As you've realised, when you get to the actual mechanism of how numbers are represented inside the computer, things get interesting. It's definitely worth reading up on how numbers work inside the machine, and ultimately it's up to you to decide how much error is acceptable in your values, and use a primitive type or library-provided type that meets your requirements.

You should also note that it's quite possible on x86 systems that even if long double takes 16 bytes, all calculations might be done at 80-bit precision (which is what the FPU operates at) and the remaining 6 bytes of the long double actually remain unused.
GCC also supports a __float128 type, however without hardware support, all operations on these variables will be done in software.

I'd suggest you read up on some implementations of the long double type at http://en.wikipedia.org/wiki/Long_double#Implementations

For example, in Microsoft Visual C++ on x86 processors, long double is the same as double.
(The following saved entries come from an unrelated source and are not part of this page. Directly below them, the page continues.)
template <bool K16, int NK, int NT, int CH>
__global__ __launch_bounds__(NT) __attribute__((amdgpu_waves_per_eu(NT == 512 ? 6 : 4, NT == 512 ? 6 : 8))) void k_update_bounds_bits(const int32_t *__restrict__ next, int64_t nnext,
                                                           const int2 *__restrict__ ij, const int64_t *__restrict__ cptr,
                                                           const int32_t *__restrict__ cidx, const uint16_t *__restrict__ c16,
                                                           const uint32_t *__restrict__ cbnd, const double *__restrict__ cval,
                                                           double *__restrict__ lb, double *__restrict__ ub, int nx)
{
    extern __shared__ __attribute__((aligned(16))) unsigned char dyn[];
    uint2 *tabw = reinterpret_cast<uint2 *>(dyn);
    const int W = (nx + 31) / 32;
    constexpr int NW = NT / 64, EPI = 64 * NK;
    static_assert(!K16 || NK % 4 == 0, "2-byte keys come four per read");
    const int TW = K16 ? UBB_K16_WORDS : W;
    const int lane = threadIdx.x & 63, wave = __builtin_amdgcn_readfirstlane((int)(threadIdx.x >> 6));
    unsigned char *after = dyn + (size_t)TW * 8;
    uint2 *ring = reinterpret_cast<uint2 *>(after) + wave * UBB_RING;
    unsigned long long *accU = reinterpret_cast<unsigned long long *>(after + NW * UBB_RING * 8) + wave * 64;
    unsigned long long *accL = reinterpret_cast<unsigned long long *>(after + NW * UBB_RING * 8 + NW * 64 * 8) + wave * 64;
    uint32_t *scan_w = reinterpret_cast<uint32_t *>(after + NW * UBB_RING * 8 + 2 * NW * 64 * 8);
    int &first_other = *reinterpret_cast<int *>(scan_w + NW);
    for (int c = threadIdx.x; c < W; c += NT) tabw[c] = make_uint2(0u, 0u);
    const int64_t t0 = (int64_t)blockIdx.x * CH, t1 = min(t0 + CH, nnext);
    int cur = -1;
    int64_t ca0 = 0, ca1 = 0;
    __syncthreads();
    for (int64_t t = t0; t < t1;) {
        const int i = ij[next[t]].x;
        if (threadIdx.x == 0) first_other = (int)(t1 - t);
        __syncthreads();
        for (int64_t tt = t + threadIdx.x; tt < t1; tt += NT)
            if (ij[next[tt]].x != i) { atomicMin(&first_other, (int)(tt - t)); break; }
        __syncthreads();
        const int seg = first_other;
        if (cur != i) {
            for (int64_t e = ca0 + threadIdx.x; e < ca1; e += NT) tabw[cidx[e] >> 5] = make_uint2(0u, 0u);
            ca0 = cptr[i]; ca1 = cptr[i + 1];
            __syncthreads();
            for (int64_t e = ca0 + threadIdx.x; e < ca1; e += NT) {
                const int cc = cidx[e];
                atomicOr(&tabw[cc >> 5].x, 1u << (cc & 31));
            }
            __syncthreads();
            const int per = (W + NT - 1) / NT, w0 = threadIdx.x * per, w1 = min(w0 + per, W);
            uint32_t mine = 0;
            for (int w = w0; w < w1; ++w) mine += (uint32_t)__popc(tabw[w].x);
            uint32_t inc = mine;
#pragma unroll
            for (int off = 1; off < 64; off <<= 1) { const uint32_t o = __shfl_up(inc, off); if (lane >= off) inc += o; }
            if (lane == 63) scan_w[wave] = inc;
            __syncthreads();
            uint32_t base = inc - mine;
            for (int w = 0; w < wave; ++w) base += scan_w[w];
            for (int w = w0; w < w1; ++w) { tabw[w].y = base; base += (uint32_t)__popc(tabw[w].x); }
            cur = i;
            __syncthreads();
        }
        for (int m0 = 0; wave + NW * m0 < seg; m0 += 64) {
            const int q = wave + NW * (m0 + lane);
            const bool have = q < seg;
            int32_t p = 0;
            int64_t c0 = 0;
            uint32_t len = 0, bd = 0;
            size_t o16 = 0;
            if (have) {
                p = next[t + q];
                const int j = ij[p].y;
                c0 = cptr[j];
                len = (uint32_t)(cptr[j + 1] - c0);
                if (K16) { bd = cbnd[j]; o16 = ubb_off16(c0, j); }
            }
            accU[lane] = 0x7FF0000000000000ull;
            accL[lane] = 0ull;
            const int npair = min(64, (seg - wave - NW * m0 + NW - 1) / NW);
            int qhead = 0, qcount = 0;
            auto drain = [&](int nf) {
                __builtin_amdgcn_fence(__ATOMIC_RELEASE, "wavefront");
                __builtin_amdgcn_wave_barrier();
                __builtin_amdgcn_fence(__ATOMIC_ACQUIRE, "wavefront");
                if (lane < nf) {
                    const uint2 e = ring[(qhead + lane) & (UBB_RING - 1)];
                    const double x = cval[ca0 + (e.x & 0xFFFFFu)], y = cval[e.y];
                    const int kk = (int)(e.x >> 20);
                    atomicMin(&accU[kk], (unsigned long long)__double_as_longlong(x + y));
                    atomicMax(&accL[kk], (unsigned long long)__double_as_longlong(fabs(x - y)));
                }
                qhead = (qhead + nf) & (UBB_RING - 1);
                qcount -= nf;
            };
            uint32_t kv[NK];
            auto request = [&](int kk, uint32_t off, uint32_t *dst) {
                const uint32_t L = (uint32_t)__builtin_amdgcn_readlane((int)len, kk);
                const uint32_t blo = (uint32_t)__builtin_amdgcn_readlane((int)(uint32_t)(K16 ? (uint64_t)o16 : (uint64_t)c0), kk);
                const uint32_t bhi = (uint32_t)__builtin_amdgcn_readlane((int)(uint32_t)((K16 ? (uint64_t)o16 : (uint64_t)c0) >> 32), kk);
                const size_t base = ((size_t)bhi << 32) | blo;
                if (K16) {
                    const uint2 *src = reinterpret_cast<const uint2 *>(c16 + base);
                    const uint32_t last4 = (max(L, 1u) - 1) >> 2;
#pragma unroll
                    for (int u = 0; u < NK / 4; ++u) {
                        const uint2 v = src[min((off >> 2) + 64 * u + lane, last4)];
                        dst[2 * u] = v.x; dst[2 * u + 1] = v.y;
                    }
                } else {
                    const int32_t *src = cidx + base;
                    const uint32_t last = max(L, 1u) - 1;
#pragma unroll
                    for (int u = 0; u < NK; ++u) dst[u] = (uint32_t)src[min(off + 64 * u + lane, last)];
                }
            };
            int kk = 0;
            uint32_t off = 0;
            if (npair > 0) request(0, 0u, kv);
            while (kk < npair) {
                const uint32_t L = (uint32_t)__builtin_amdgcn_readlane((int)len, kk);
                int nk = kk;
                uint32_t noff = off + EPI;
                if (noff >= L) { nk = kk + 1; noff = 0; }
                uint32_t nv[NK];
#pragma unroll
                for (int u = 0; u < NK; ++u) nv[u] = 0;
                if (nk < npair) request(nk, noff, nv);
                const uint32_t c0lo = (uint32_t)__builtin_amdgcn_readlane((int)(uint32_t)c0, kk);
                const uint32_t Lr = L > off ? L - off : 0u;
                uint32_t key[NK], lpos[NK];
                uint2 w[NK];
                uint32_t mask = 0;
                if (K16) {
                    const uint32_t B = (uint32_t)__builtin_amdgcn_readlane((int)bd, kk);
                    const uint32_t Br = B > off ? B - off : 0u;
                    uint32_t bitidx[NK];
#pragma unroll
                    for (int u = 0; u < NK; ++u) {
                        const uint32_t half = kv[u >> 1];
                        lpos[u] = 4u * (64u * (u >> 2) + lane) + (u & 3);
                        const uint32_t at = (((u & 1) ? half >> 18 : half >> 2) & 0x3FF8u) | (lpos[u] >= Br ? 16384u : 0u);
                        w[u] = *reinterpret_cast<const uint2 *>(dyn + at);
                        bitidx[u] = (u & 1) ? half >> 16 : half;
                        key[u] = 0;
                    }
                    uint32_t vm = 0;
#pragma unroll
                    for (int g = 0; g < NK / 4; ++g) {
                        const int nv = min(max((int)Lr - (int)(4u * (64u * g + lane)), 0), 4);
                        vm |= ((1u << nv) - 1u) << (4 * g);
                    }
#pragma unroll
                    for (int u = 0; u < NK; ++u) mask |= __builtin_amdgcn_ubfe(w[u].x, bitidx[u], 1u) << u;
                    mask &= vm;
                } else {
#pragma unroll
                    for (int u = 0; u < NK; ++u) { key[u] = kv[u]; lpos[u] = 64u * u + lane; }
#pragma unroll
                    for (int u = 0; u < NK; ++u) w[u] = tabw[key[u] >> 5];
#pragma unroll
                    for (int u = 0; u < NK; ++u) mask |= (lpos[u] < Lr ? (w[u].x >> (key[u] & 31)) & 1u : 0u) << u;
                }
                unsigned long long bal = __ballot(mask != 0);
                while (bal) {
                    if (mask) {
                        const int u = __ffs(mask) - 1;
                        mask &= mask - 1;
                        uint32_t k, lp;
                        if (K16) {
                            uint32_t half = kv[0];
#pragma unroll
                            for (int e = 1; e < NK / 2; ++e) half = (u >> 1) == e ? kv[e] : half;
                            lp = 4u * (64u * (uint32_t)(u >> 2) + lane) + (uint32_t)(u & 3);
                            const uint32_t B = (uint32_t)__builtin_amdgcn_readlane((int)bd, kk);
                            k = ((half >> ((u & 1) * 16)) & 0xFFFFu) | (off + lp >= B ? 65536u : 0u);
                        } else {
                            k = key[0]; lp = lpos[0];
#pragma unroll
                            for (int e = 1; e < NK; ++e) { k = u == e ? key[e] : k; lp = u == e ? lpos[e] : lp; }
                        }
                        const uint2 ww = tabw[k >> 5];
                        const uint32_t rank = ww.y + (uint32_t)__popc(ww.x & ((1u << (k & 31)) - 1u));
                        const int at = qcount + (int)__builtin_amdgcn_mbcnt_hi((uint32_t)(bal >> 32), __builtin_amdgcn_mbcnt_lo((uint32_t)bal, 0u));
                        ring[(qhead + at) & (UBB_RING - 1)] = make_uint2(rank | ((uint32_t)kk << 20), c0lo + off + lp);
                    }
                    qcount += __popcll(bal);
                    if (qcount >= 64) drain(64);
                    bal = __ballot(mask != 0);
                }
#pragma unroll
                for (int u = 0; u < NK; ++u) kv[u] = nv[u];
                kk = nk; off = noff;
            }
            if (qcount) drain(qcount);
            __builtin_amdgcn_fence(__ATOMIC_RELEASE, "wavefront");
            __builtin_amdgcn_wave_barrier();
            __builtin_amdgcn_fence(__ATOMIC_ACQUIRE, "wavefront");
            if (have) {
                lb[p] = fmax(__longlong_as_double((long long)accL[lane]), lb[p]);
                ub[p] = fmin(__longlong_as_double((long long)accU[lane]), ub[p]);
            }
        }
        t += seg;
        __syncthreads();
    }
}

In the case of GCC on x86 processors, it is 80 bits, though it may be stored as 96 bits or even 128 bits via compiler flags -- but you still only have 80 bits of precision.

I'd avoid long double as its behavior across various systems won't always be consistent. double is 64-bit in many implementations, and its precision suffices for most basic calculations. Otherwise, I'd recommend using a library such as MPFR when you are more proficient in C++.